I have sometimes asked these questions in a form, but I find informal and direct conversation is best. I also find the feedback of other players to be helpful. Be aware, that, as with immigration, the most recently accepted member may be the one most opposed to enlarging a group. Also, first impressions can be misleading -- intelligent and mature gamers may turn out to be rules lawyers, while young, novice ones may have imagination and be quick learners. Good luck!


----------



## Scott DeWar (Apr 8, 2008)

I personally find the questions  of edemaitre to be very acceptable and even requisite given the strange personalities i have see nowdays whitch include but are not limited to the "ex vampire LARPers" mentioned in the original post.

i personally see the need for some sort of 'who are you' application to be even expected for the game mentioned ( quote: We are playtesters for a major third party manufacturer) as this seems to have a need for a certain level of professionalism.

...in my humble opinion.

and likewise i wish you good luck.

Columbia, Missouri


----------



## prospero63 (Apr 8, 2008)

We used to, but the core group we have now has been playing together long and enough and for lack of a better way of putting it is strong enough that we can run folks off pretty easy that don't work out...


----------



## prospero63 (Apr 8, 2008)

Oh, and to answer your question, no I don't see a problem with it.

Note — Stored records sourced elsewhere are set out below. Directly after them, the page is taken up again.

// ... 570 lines not shown
    if (NE) {
        LAUNCH(c, "k_ends", k_ends, dim3(grid_for(NE)), dim3(256), 0, NO, c.d_obj_edge, c.d_edge_off, c.d_edge_nk, c.d_edge_codes, ehash, ehi, elo);
        bool by_bases = test_hook("W2RAP_TEST_ENDS_FULL_SORT");
        uint64_t nflag = 0;
        for (;;) {
            LAUNCH(c, "k_iota", k_iota, dim3(grid_for(NE)), dim3(256), 0, NE, eperm);
            if (by_bases) {
                LAUNCH(c, "k_gather_u64", k_gather_u64, dim3(grid_for(NE)), dim3(256), 0, NE, elo, eperm, ktmp);
                W2_TRY(sort_pairs_u64(c, ktmp, eperm, NE, 0, 58));
                LAUNCH(c, "k_gather_u64", k_gather_u64, dim3(grid_for(NE)), dim3(256), 0, NE, ehi, eperm, ktmp);
                W2_TRY(sort_pairs_u64(c, ktmp, eperm, NE, 0, 60));
            }
            LAUNCH(c, "k_gather_u64", k_gather_u64, dim3(grid_for(NE)), dim3(256), 0, NE, ehash, eperm, ktmp);
            W2_TRY(sort_pairs_u64(c, ktmp, eperm, NE, 0, 64));
            W2_HIP(hipMemsetAsync(d_flags + 3, 0, 4, st));
            LAUNCH(c, "k_end_flags", k_end_flags, dim3(grid_for(NE)), dim3(256), 0, NE, eperm, ehash, ehi, elo, eflag, d_flags + 3);
            W2_TRY(exclusive_scan_u32_to_u64(c, eflag, excl, NE));
            uint32_t shared_hash = 0;
            W2_HIP(hipMemcpyAsync(&nflag, excl + NE, 8, hipMemcpyDeviceToHost, st));
            W2_HIP(hipMemcpyAsync(&shared_hash, d_flags + 3, 4, hipMemcpyDeviceToHost, st));
            W2_HIP(hipStreamSynchronize(st));
            if (shared_hash && !by_bases) { by_bases = true; continue; }
            break;
        }
        c.NV = nflag + 1;
        LAUNCH(c, "k_end_vertices", k_end_vertices, dim3(grid_for(NE)), dim3(256), 0, NE, eperm, eflag, excl, c.d_left, c.d_right);
    }
    const uint64_t NV = c.NV;
    W2_ALLOC(c.d_from_off, uint64_t, NV + 1); W2_ALLOC(c.d_to_off, uint64_t, NV + 1);
    W2_ALLOC(c.d_from_v, int32_t, NO); W2_ALLOC(c.d_from_e, int32_t, NO);
    W2_ALLOC(c.d_to_v, int32_t, NO); W2_ALLOC(c.d_to_e, int32_t, NO);
    uint32_t* deg = nullptr; uint64_t* akeys = nullptr; uint32_t* avals = nullptr;
    W2_ALLOC(deg, uint32_t, NV); W2_ALLOC(akeys, uint64_t, NO); W2_ALLOC(avals, uint32_t, NO);
    for (int dir = 0; dir < 2; ++dir) {
        const int32_t* a = dir == 0 ? c.d_left : c.d_right;
        const int32_t* b = dir == 0 ? c.d_right : c.d_left;
        W2_HIP(hipMemsetAsync(deg, 0, (NV ? NV : 1) * 4, st));
        if (NO) {
            LAUNCH(c, "k_adj_keys", k_adj_keys, dim3(grid_for(NO)), dim3(256), 0, NO, a, b, akeys, avals, deg);
            W2_TRY(sort_pairs_u64(c, akeys, avals, NO, 0, 64));
            LAUNCH(c, "k_adj_out", k_adj_out, dim3(grid_for(NO)), dim3(256), 0, NO, avals, b, dir == 0 ? c.d_from_v : c.d_to_v,
                               dir == 0 ? c.d_from_e : c.d_to_e);
        }
        W2_TRY(exclusive_scan_u32_to_u64(c, deg, dir == 0 ? c.d_from_off : c.d_to_off, NV));
    }
    if (c.d_otab) { c.release(c.d_otab); c.d_otab = nullptr; }
    W2_ALLOC(c.d_otab, ObjRec, NO);
    if (NO) LAUNCH(c, "k_obj_table", k_obj_table, dim3(grid_for(NO)), dim3(256), 0, NO, c.d_obj_edge, c.d_edge_nk, c.d_edge_off, c.d_edge_codes,
                   c.d_right, c.d_from_off, c.d_from_e, c.d_otab);
    W2_HIP(hipStreamSynchronize(st));
    if (c.stream2) W2_HIP(hipStreamSynchronize(c.stream2));
    W2_HIP(hipGetLastError());
    for (void* p : {(void*)d_nobj, (void*)d_ooff, (void*)ehash, (void*)ehi, (void*)elo, (void*)ktmp, (void*)excl,
                    (void*)eperm, (void*)eflag, (void*)deg, (void*)akeys, (void*)avals, (void*)d_flags})
        c.release(p);
    c.graphed = true;
    return 0;
}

In the past we have even gone so far as to require meeting for dinner/lunch/etc before hand just to meet folks first.


----------



## n'haaz-aua (Apr 9, 2008)

Thanks-I think a paragraph and a dinner is the way to go.


----------



## Dice4Hire (Apr 9, 2008)

The third thing I usually do is do the first session at a neutral 3rd party location. That way I do not have to invite a stranger into my home with my kids.

Even if you do not have kids, I think it is a good idea to not pley your usual place once with the new guy.


----------



## Papa-DRB (Apr 9, 2008)

The last time that I needed a new player was when one of the guys was moving away, and we were 3-4 months from finishing the campaign, underground and needed someone to take over his PC.

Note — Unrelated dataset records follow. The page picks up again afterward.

@@ -306,15 +342,29 @@
             }
         }
     };
+    bool carried = false;
     for (int64_t k = k_begin; k < k_end; k++) {
         const int t0 = (int)(k * TW);
         const int t1 = (t0 + TW < T) ? t0 + TW : (int)T;
-        const int e0 = t0 - kHB;
+        const int e0 = t0 - HB;
 
         if (have) {
             double2* v2_ = reinterpret_cast<double2*>(vals);
-            const int pst_ = opq(px2(tid));
+            const int pst_ = opq(px2(LOFF2 + tid));
             STS_ST1(0) STS_ST1(1) STS_ST1(2) STS_ST1(3) STS_ST1(4) STS_ST1(5) STS_ST1(6) STS_ST1(7) STS_ST1(8)
+            if constexpr (CARRY) {
+                if (wave == 0) {
+                    v2_[pst_ - px2(LOFF2)] = R8;
+                    if (!carried) {
+                        const unsigned long long bx = __ballot(!isnan_d(R8.x));
+                        const unsigned long long by = __ballot(!isnan_d(R8.y));
+                        if (lane == 0) {
+                            mask[0] = interleave2((unsigned)bx, (unsigned)by);
+                            mask[1] = interleave2((unsigned)(bx >> 32), (unsigned)(by >> 32));
+                        }
+                    }
+                }
+            }
 #define STS_BAL1(j)                                                                         \
     if constexpr (j < RPT) {                                                                \
         const unsigned long long bx_ = __ballot(!isnan_d(R##j.x));                          \
@@ -330,7 +380,7 @@
                 int mv_ = 0;
                 STS_BAL1(0) STS_BAL1(1) STS_BAL1(2) STS_BAL1(3) STS_BAL1(4) STS_BAL1(5) STS_BAL1(6)
                 STS_BAL1(7) STS_BAL1(8)
-                const int w_ = 2 * wave + 2 * kWaves * (lane >> 2) + ((lane >> 1) & 1);
+                const int w_ = LOFF2 / 32 + 2 * wave + 2 * kWaves * (lane >> 2) + ((lane >> 1) & 1);
                 if (lane < 4 * RPT && w_ < NW) reinterpret_cast<int*>(mask)[2 * w_ + (lane & 1)] = mv_;
             }
 #undef STS_BAL1
@@ -345,8 +395,8 @@
         lds_barrier();
         STAMP(1);
 
-        const int qA = kHB;
-        const int qW = kHB + (t1 - t0);
+        const int qA = HB;
+        const int qW = HB + (t1 - t0);
         int qB = qW + REACH;
         if (e0 + qB > T) qB = (int)T - e0;
 
@@ -372,6 +422,8 @@
             const int w1 = w0 + 1;
             const unsigned long long m0 = (w0 < NW) ? mask[w0] : ~0ull;
             const unsigned long long m1 = (w1 < NW) ? mask[w1] : ~0ull;
+            const int cpos_in = CARRY ? cpos : -1;
+            const double cval_in = CARRY ? cval : 0.0;
             const int l0 = (w0 < NW && m0) ? w0 * 64 + 63 - __clzll(m0) : -1;
             const int l1 = (w1 < NW && m1) ? w1 * 64 + 63 - __clzll(m1) : -1;
             const int f0 = (w0 < NW && m0) ? w0 * 64 + __ffsll(m0) - 1 : kBig;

There was a guy from work, not my area so I did not know him, who had heard of the game and requested to be asked if there was opening, so I had the dinner and paragraph with him.

Part of what I also do is let the new person know that there is a "go / no go vote" by myself and the other players (me and 6 players) at the 3 or 4 month time. Also, that the new guy has the right to walk anytime s/he wants to also.


----------



## SignOtheTimes (Apr 9, 2008)

I definitely think it's acceptable to ask similar questions.  I would rather not game with people that I wouldn't enjoy spending time with normally -- though we all make exceptions from time to time


----------



## azhrei_fje (Apr 9, 2008)

Papa-DRB said:
			
		

> There was a guy from work, not my area so I did not know him, who had heard of the game and requested to be asked if there was opening, so I had the dinner and paragraph with him.
> 
> Part of what I also do is let the new person know that there is a "go / no go vote" by myself and the other players (me and 6 players) at the 3 or 4 month time. Also, that the new guy has the right to walk anytime s/he wants to also.



+1 to this.

We are in a long-running campaign (see my signature) and no one from the original game is still playing in it except me!  And I'm not playing! 

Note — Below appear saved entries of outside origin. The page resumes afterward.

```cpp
__global__ __launch_bounds__(1024) void pc2pc_fused_kernel(Pc2pcFusedArgs a) {
    extern __shared__ __attribute__((aligned(16))) uint4 lds4[];
    const int clip = blockIdx.x;
    const int lane = threadIdx.x & 63;
    const int wave = __builtin_amdgcn_readfirstlane(threadIdx.x >> 6);
    const int r16 = lane & 15, q = lane >> 4;
    const int T = a.T, Tp = a.Tp;
    constexpr int MT = 4;
    const int n16 = 12 * Tp * 2;
    uint4* const map0 = lds4;
    uint4* const map1 = lds4 + 2 * n16;
    uint4* const wring = lds4 + 4 * n16;
    constexpr int kRow = 4 * 2 * 64;
    for (int i = threadIdx.x; i < 4 * n16; i += 1024) lds4[i] = make_uint4(0, 0, 0, 0);
    const int wsrc0 = (((threadIdx.x >> 7) * 4) * 2 + ((threadIdx.x >> 6) & 1)) * 64 + (threadIdx.x & 63);
    auto wsrc = [&](int p, int dq) { return wsrc0 + (16 * dq * 2 + p * 2) * 64; };
    if (threadIdx.x < kRow) wring[threadIdx.x] = a.bfrag[0][wsrc(0, 0)];
    __syncthreads();
    {
        const float* src = a.src + clip * a.src_clip_stride;
        for (int i = threadIdx.x; i < 12 * T * 2; i += 1024) {
            const int half = i & 1, pos = i >> 1;
            const int y = pos / T, t = pos - y * T;
            unsigned int hi[4] = {0, 0, 0, 0}, lo[4] = {0, 0, 0, 0};
#pragma unroll
            for (int k = 0; k < 8; ++k) {
                const int c = half * 8 + k;
                const float v = c < a.cin ? src[(static_cast<long long>(c) * 12 + y) * T + t] : 0.f;
                const unsigned int hb = bf16_bits(v);
                hi[k >> 1] |= hb << (16 * (k & 1));
                lo[k >> 1] |= bf16_bits(v - __uint_as_float(hb << 16)) << (16 * (k & 1));
            }
            const int idx = ((y * Tp + t + 3) << 1) + half;
            map0[idx] = make_uint4(hi[0], hi[1], hi[2], hi[3]);
            map0[n16 + idx] = make_uint4(lo[0], lo[1], lo[2], lo[3]);
        }
    }
    __syncthreads();
    const int n_tt = (T + 15) >> 4;
    const bool active = wave < 3 * n_tt;
    const int tt = wave / 3, y0 = 4 * (wave - 3 * tt);
    const int t0 = 16 * tt;
    const int dxq = q >> 1, half = q & 1;
    const int lane_off = ((t0 + r16 + dxq) << 1) + half;
    const int lane_off3 = ((t0 + r16 + 6) << 1) + half;
    auto frag_off = [&](int s, int p) {
        int row = y0 + s + (p == 3 ? dxq : 0);
        row -= row >= 12 ? 12 : 0;
        return ((row * Tp) << 1) + (p == 3 ? lane_off3 : lane_off + 4 * p);
    };
    const int Tf = T / 2;
    float* const pooled_c = a.pooled + static_cast<long long>(clip) * 16 * 12 * Tf;
    unsigned short* const fh_c = a.fh ? a.fh + static_cast<long long>(clip) * 12 * Tf * 16 : nullptr;
    unsigned short* const fl_c = a.fh ? a.fl + static_cast<long long>(clip) * 12 * Tf * 16 : nullptr;
    for (int j = 0; j < a.n_conv; ++j) {
        const uint4* const pH = (j & 1) ? map1 : map0;
        const uint4* const pL = pH + n16;
        unsigned short* const oH = reinterpret_cast<unsigned short*>((j & 1) ? map0 : map1);
        unsigned short* const oL = oH + n16 * 8;
        const bool last = j == a.n_conv - 1;
        const uint4* const bfrag_j = j == 0 ? a.bfrag[0] : (j == 1 ? a.bfrag[1] : (j == 2 ? a.bfrag[2] : a.bfrag[3]));
        const float* const bias_j = j == 0 ? a.bias[0] : (j == 1 ? a.bias[1] : (j == 2 ? a.bias[2] : a.bias[3]));
        const uint4* const bfrag_n = j == 0 ? a.bfrag[1] : (j == 1 ? a.bfrag[2] : a.bfrag[3]);
        {
            f32x4c acc[MT];
#pragma unroll
            for (int mt = 0; mt < MT; ++mt) acc[mt] = f32x4c{0.f, 0.f, 0.f, 0.f};
            bf16x8c fh[4], fl[4];
            int c = 0;
            auto run_p = [&](auto pair_c, const int p) __attribute__((always_inline)) {
                constexpr bool PAIR = decltype(pair_c)::value;
                if (active) {
#pragma unroll
                    for (int s = 0; s < 4; ++s) {
                        const int off = frag_off(s, PAIR ? 3 : p);
                        fh[s] = __builtin_bit_cast(bf16x8c, pH[off]);
                        fl[s] = __builtin_bit_cast(bf16x8c, pL[off]);
                    }
                }
#pragma unroll 1
                for (int dq = 0; dq < 3; ++dq, ++c) {
                    uint4 wpre = make_uint4(0, 0, 0, 0);
                    const bool fetch = threadIdx.x < kRow && (c + 1 < 12 || j + 1 < a.n_conv);
                    if (fetch) wpre = c + 1 < 12 ? bfrag_j[dq < 2 ? wsrc(p, dq + 1) : wsrc(p + 1, 0)] : bfrag_n[wsrc(0, 0)];
                    const uint4* const wr = wring + (c & 1) * kRow + lane;
                    if (active) {
#pragma unroll
                        for (int i = 0; i < 4; i += PAIR ? 2 : 1) {
                            const bf16x8c bh = __builtin_bit_cast(bf16x8c, wr[(i * 2 + 0) * 64]), bl = __builtin_bit_cast(bf16x8c, wr[(i * 2 + 1) * 64]);
#pragma unroll
                            for (int mt = 0; mt < MT; ++mt) acc[mt] = __builtin_amdgcn_mfma_f32_16x16x32_bf16(fh[(mt + i) & 3], bh, acc[mt], 0, 0, 0);
#pragma unroll
                            for (int mt = 0; mt < MT; ++mt) acc[mt] = __builtin_amdgcn_mfma_f32_16x16x32_bf16(fl[(mt + i) & 3], bh, acc[mt], 0, 0, 0);
#pragma unroll
                            for (int mt = 0; mt < MT; ++mt) acc[mt] = __builtin_amdgcn_mfma_f32_16x16x32_bf16(fh[(mt + i) & 3], bl, acc[mt], 0, 0, 0);
#pragma unroll
                            for (int u = 0; u < (PAIR ? 2 : 1); ++u) {
                                const int s_new = 4 * dq + i + 4 + u;
                                if (s_new < 12 + MT - (PAIR ? 2 : 1)) {
                                    const int off = frag_off(s_new, PAIR ? 3 : p);
                                    fh[i + u] = __builtin_bit_cast(bf16x8c, pH[off]);
                                    fl[i + u] = __builtin_bit_cast(bf16x8c, pL[off]);
                                }
                            }
                        }
                    }
                    if (fetch) wring[((c + 1) & 1) * kRow + threadIdx.x] = wpre;
                    if (c + 1 < 12) __syncthreads();
                }
            };
#pragma unroll 1
            for (int p = 0; p < 3; ++p) run_p(std::false_type{}, p);
            run_p(std::true_type{}, 3);
            if (active) {
            const int co = r16;
            const float bias = bias_j[co];
            const int tq0 = t0 + 4 * q;
            if (tq0 < T) {
#pragma unroll
            for (int mt = 0; mt < MT; ++mt) {
                    const int y = y0 + mt;
                    float v[4];
#pragma unroll
                    for (int i = 0; i < 4; ++i) {
                        const float x = acc[mt][i] + bias;
                        v[i] = x > 0.f ? x : x * kSlope;
                    }
                    if (!last) {
#pragma unroll
                        for (int i = 0; i < 4; ++i) {
                            const int e = ((((y * Tp + tq0 + i + 3) << 1) + (co >> 3)) << 3) + (co & 7);
                            const unsigned int hb = bf16_bits(v[i]);
                            oH[e] = static_cast<unsigned short>(hb);
                            oL[e] = static_cast<unsigned short>(bf16_bits(v[i] - __uint_as_float(hb << 16)));
                        }
                    } else {
#pragma unroll
                        for (int i = 0; i < 4; i += 2) {
                            const float pv = fmaxf(v[i], v[i + 1]);
                            const int tq = (tq0 + i) >> 1;
                            pooled_c[(co * 12 + y) * Tf + tq] = pv;
                            if (a.fh) {
                                const int e = (y * Tf + tq) * 16 + co;
                                const unsigned int hb = bf16_bits(pv);
                                fh_c[e] = static_cast<unsigned short>(hb);
                                fl_c[e] = static_cast<unsigned short>(bf16_bits(pv - __uint_as_float(hb << 16)));
                            }
                        }
                    }
            }
            }
            }
        }
        __syncthreads();
    }
}

struct Head1BfArgs {
    const unsigned short* xh[3];
    const unsigned short* xl[3];
    const uint4* bfrag[3];
    const float* bias[3];
    float* dst[3];
    int KH[3], H_out[3], circular[3];
    int T_in, T_out, Tp, JB;
    float* pout[3];
    PoolArgs pool;
    int fin_off;
};

constexpr int kHead1MT = 4;
constexpr int kHead1JB = 5;
__host__ __device__ constexpr int head1_ksteps(int KH) { return KH == 12 ? 12 * 7 : KH * 22; }
constexpr int kHead1PF = 3;

__device__ __forceinline__ void head1_prefetch(const uint4* __restrict__ bg, int nks, int wave, uint4 (&nbh)[kHead1PF], uint4 (&nbl)[kHead1PF]) {
#pragma unroll
    for (int i = 0; i < kHead1PF; ++i) {
        const int kn = wave + 8 * i < nks ? wave + 8 * i : wave;
        nbh[i] = bg[(2 * kn + 0) * 64]; nbl[i] = bg[(2 * kn + 1) * 64];
    }
}

__device__ __forceinline__ void head1_multiply_store(const uint4* __restrict__ bg, int nks, uint4 (&nbh)[kHead1PF], uint4 (&nbl)[kHead1PF], uint4* lds4,
                                                     int Tp, int HO, int circ, int JB, int T_out, int clip, const float* bias_p, float* dst,
                                                     bool keep, int fin_off) {
    constexpr int PF = kHead1PF;
    const int lane = threadIdx.x & 63;
    const int wave = __builtin_amdgcn_readfirstlane(threadIdx.x >> 6);
    const int r16 = lane & 15, q = lane >> 4;
    const uint4* const pH = lds4;
    const uint4* const pL = lds4 + 12 * Tp * 4;
    float* const red = reinterpret_cast<float*>(lds4);
    if (circ) {
        f32x4c acc[kHead1JB];
#pragma unroll
        for (int mt = 0; mt < kHead1JB; ++mt) acc[mt] = f32x4c{0.f, 0.f, 0.f, 0.f};
        for (int ks = wave; ks < nks; ks += 8) {
            const int r = ks / 7, dx = ks - r * 7;
            const bf16x8c bh = __builtin_bit_cast(bf16x8c, nbh[0]);
            const bf16x8c bl = __builtin_bit_cast(bf16x8c, nbl[0]);
#pragma unroll
            for (int i = 0; i + 1 < PF; ++i) { nbh[i] = nbh[i + 1]; nbl[i] = nbl[i + 1]; }
            {
                const int kn = ks + 8 * PF < nks ? ks + 8 * PF : ks;
                nbh[PF - 1] = bg[(2 * kn + 0) * 64]; nbl[PF - 1] = bg[(2 * kn + 1) * 64];
// ... 1287 lines not shown
```

### audio-key-estimation_amd/csrc/pipeline.hip

```cpp
#include "common.h"

namespace {

__global__ void fill_i64_kernel(long long* dst, long long v, int n) {
    const int i = blockIdx.x * blockDim.x + threadIdx.x;
    if (i < n) dst[i] = v;
}

__global__ void frames_i64_kernel(long long* dst, const long long* __restrict__ n_clip, int hop, long long t_max, int n) {
    const int i = blockIdx.x * blockDim.x + threadIdx.x;
    if (i < n) {
        const long long nc = n_clip[i];
        const long long t = nc < 0 ? 0 : 1 + nc / hop;
        dst[i] = t < t_max ? t : t_max;
    }
}

struct PipeCarve {
    float* mel;
    long long* seq;
    void* cqt_ws;
    size_t cqt_bytes;
    void* net_ws;
    size_t net_bytes;
    size_t total;
};

int carve(const ake_cqt_plan* plan, const ake_pcnet* net, int batch, int64_t n, int n_bins, void* ws, PipeCarve* pc) {
    const int64_t T = ake_cqt_num_frames(plan, n);
    AKE_REQUIRE(T > 0, AKE_ERR_INVALID, "pipeline: bad n_samples");
    ake::Carver c(ws, 0);
    pc->mel = c.take<float>(static_cast<size_t>(batch) * n_bins * T);
    pc->seq = c.take<long long>(batch);
    pc->cqt_bytes = ake_cqt_workspace_bytes(plan, batch, n);
    pc->cqt_ws = c.take<char>(pc->cqt_bytes);
    pc->net_bytes = ake_pcnet_workspace_bytes(net, batch, static_cast<int>(T));
    pc->net_ws = c.take<char>(pc->net_bytes);
    pc->total = ake::align_up(c.off, 256);
    return AKE_OK;
}

}

extern "C" {

size_t ake_pipeline_workspace_bytes(const ake_cqt_plan* plan, const ake_pcnet* net, int batch, int64_t n_samples) {
    if (!plan || !net || batch <= 0 || n_samples <= 0) return 0;
    PipeCarve pc;
    if (carve(plan, net, batch, n_samples, ake_cqt_plan_n_bins(plan), nullptr, &pc) != AKE_OK) return 0;
    return pc.total;
}

static int pipeline_impl(const ake_cqt_plan* plan, const ake_pcnet* net, const float* audio_dev, int batch, int64_t n_samples,
                         int64_t audio_stride, const int64_t* n_clip_dev, int hop, float* key_out_dev, float* tonic_out_dev,
                         float* genre_out_dev, void* workspace, size_t workspace_bytes, ake_stream_t stream, const int16_t* pcm16_dev = nullptr);

int ake_pipeline_forward_f32(const ake_cqt_plan* plan, const ake_pcnet* net, const float* audio_dev, int batch,
                             int64_t n_samples, int64_t audio_stride, float* key_out_dev, float* tonic_out_dev,
                             float* genre_out_dev, void* workspace, size_t workspace_bytes, ake_stream_t stream) {
    return pipeline_impl(plan, net, audio_dev, batch, n_samples, audio_stride, nullptr, 0, key_out_dev, tonic_out_dev, genre_out_dev, workspace,
                         workspace_bytes, stream);
}

int ake_pipeline_forward_ragged_f32(const ake_cqt_plan* plan, const ake_pcnet* net, const float* audio_dev, int batch,
                                    int64_t n_max, int64_t audio_stride, const int64_t* n_samples_dev, float* key_out_dev,
                                    float* tonic_out_dev, float* genre_out_dev, void* workspace, size_t workspace_bytes,
                                    ake_stream_t stream) {
    AKE_REQUIRE(n_samples_dev, AKE_ERR_INVALID, "ake_pipeline_forward_ragged_f32: null n_samples_dev");
    AKE_REQUIRE(plan && n_max > 0, AKE_ERR_INVALID, "ake_pipeline_forward_ragged_f32: bad argument");
    return pipeline_impl(plan, net, audio_dev, batch, n_max, audio_stride, n_samples_dev, ake_cqt_plan_hop(plan), key_out_dev, tonic_out_dev,
                         genre_out_dev, workspace, workspace_bytes, stream);
}

int ake_pipeline_forward_pcm16_f32(const ake_cqt_plan* plan, const ake_pcnet* net, const int16_t* audio_dev, int batch, int64_t n_max,
                                   int64_t audio_stride, const int64_t* n_samples_dev, float* key_out_dev, float* tonic_out_dev,
                                   float* genre_out_dev, void* workspace, size_t workspace_bytes, ake_stream_t stream) {
    AKE_REQUIRE(plan && n_max > 0, AKE_ERR_INVALID, "ake_pipeline_forward_pcm16_f32: bad argument");
    return pipeline_impl(plan, net, nullptr, batch, n_max, audio_stride, n_samples_dev, ake_cqt_plan_hop(plan), key_out_dev, tonic_out_dev,
                         genre_out_dev, workspace, workspace_bytes, stream, audio_dev);
}

static int pipeline_impl(const ake_cqt_plan* plan, const ake_pcnet* net, const float* audio_dev, int batch, int64_t n_samples,
                         int64_t audio_stride, const int64_t* n_clip_dev, int hop, float* key_out_dev, float* tonic_out_dev,
                         float* genre_out_dev, void* workspace, size_t workspace_bytes, ake_stream_t stream, const int16_t* pcm16_dev) {
    AKE_REQUIRE(plan && net && (audio_dev || pcm16_dev), AKE_ERR_INVALID, "ake_pipeline_forward_f32: null argument");
    const int n_bins = ake_cqt_plan_n_bins(plan);
    AKE_REQUIRE(n_bins == ake_pcnet_pitches(net), AKE_ERR_INVALID, "pipeline: CQT has %d bins but the net expects %d pitches",
                n_bins, ake_pcnet_pitches(net));
    PipeCarve pc;
    int rc = carve(plan, net, batch, n_samples, n_bins, workspace, &pc);
    if (rc) return rc;
    AKE_REQUIRE(workspace && workspace_bytes >= pc.total, AKE_ERR_WORKSPACE, "pipeline: workspace %zu < %zu bytes", workspace_bytes, pc.total);
    const int64_t T = ake_cqt_num_frames(plan, n_samples);
    hipStream_t s = static_cast<hipStream_t>(stream);
    const bool fm = !n_clip_dev && ake_cqt_frames_major_supported(plan) && ake_pcnet_accepts_frames_major(net, batch, static_cast<int>(T));
    rc = pcm16_dev  ? ake_cqt_logmag_pcm16_f32(plan, pcm16_dev, batch, n_samples, audio_stride, n_clip_dev, nullptr, pc.mel, T, fm ? 1 : 0, pc.cqt_ws, pc.cqt_bytes, stream)
         : n_clip_dev ? ake_cqt_logmag_ragged_f32(plan, audio_dev, batch, n_samples, audio_stride, n_clip_dev, pc.mel, T, pc.cqt_ws, pc.cqt_bytes, stream)
         : fm       ? ake_cqt_logmag_frames_major_f32(plan, audio_dev, batch, n_samples, audio_stride, pc.mel, pc.cqt_ws, pc.cqt_bytes, stream)
                    : ake_cqt_logmag_f32(plan, audio_dev, batch, n_samples, audio_stride, pc.mel, T, pc.cqt_ws, pc.cqt_bytes, stream);
    if (rc) return rc;
    if (n_clip_dev)
        rc = ake::launch_untimed("frames_i64_kernel", frames_i64_kernel, dim3((batch + 255) / 256), dim3(256), 0, s, pc.seq,
                                 reinterpret_cast<const long long*>(n_clip_dev), hop, T, batch);
    else
        rc = ake::launch_untimed("fill_i64_kernel", fill_i64_kernel, dim3((batch + 255) / 256), dim3(256), 0, s, pc.seq, T, batch);
    if (rc) return rc;
    if (fm)
        return ake_pcnet_forward_frames_major_f32(net, pc.mel, batch, static_cast<int>(T), reinterpret_cast<const int64_t*>(pc.seq), key_out_dev,
                                                  tonic_out_dev, genre_out_dev, pc.net_ws, pc.net_bytes, stream);
    return ake_pcnet_forward_f32(net, pc.mel, batch, static_cast<int>(T), reinterpret_cast<const int64_t*>(pc.seq), key_out_dev,
                                 tonic_out_dev, genre_out_dev, pc.net_ws, pc.net_bytes, stream);
}

}
```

I do the beer/pizza/soda thing before the first game session.  I lay out in advance that either party can walk away within the first few game sessions (usually 6-8) with no hard feelings -- sometimes play styles just don't match up.  I do ask that they play one of the "spare PCs" so that there is some character continuity, but if they survive to the 8-game-session point, they can trash the PC and create a new one at the same XP level and with gear of the appropriate gp value.  For spellcasters who want an item creation feat and to start the game with some equipment, they can spend some of their gp value and current XP to obtain it.  Any special requests (familiars, unusual special mounts, spells, items, etc) have to be cleared by me.  And I warn them that I may allow the item once or twice, but if it appears broken, it may be mysteriously replaced with an item of similar value while they're sleeping.  (I've never had that happen, as my players aren't greedy and I'm not out to spoil their fun.  At least, not intentionally.  But it *is* my job to maintain a balance with the other PCs.)

They get a quick overview of all that during the pizza get-together.  I also give an overview of our house rules.  On the plus side, raise dead is less expensive, PCs get a "birthday wish" on the player's birthday, we use a high point-buy system; on the down side, I track encumbrance (using DM Genie) and spell durations carefully, and I'm not afraid to kill party members (although I'll try not to TPK the group or story continuity is lost).

Generally the talk lasts about 45 minutes or an hour.


----------



## Valdar (Apr 9, 2008)

My current solicitation for players includes a request for information about a couple of characters the player has played in the past.  I haven't gotten any nibbles, but this will hopefully how they describe their characters will give me an index about the general level of munch/powergame present-


----------



## logan9a (Apr 13, 2008)

n'haaz-aua said:
			
		

> Would it be rude to ask for a paragraph about someone prior to asking them to sit in on a game?




I don't see a problem with it.  I think that also having new people on a trial period to allow them to see if the group is what they want and if the group wants them is acceptable - but must be phrased well.


----------



## Scott DeWar (Apr 19, 2008)

n'haaz-aua said:
			
		

> Thanks-I think a paragraph and a dinner is the way to go.




Have you done it? 

How well did it work?


----------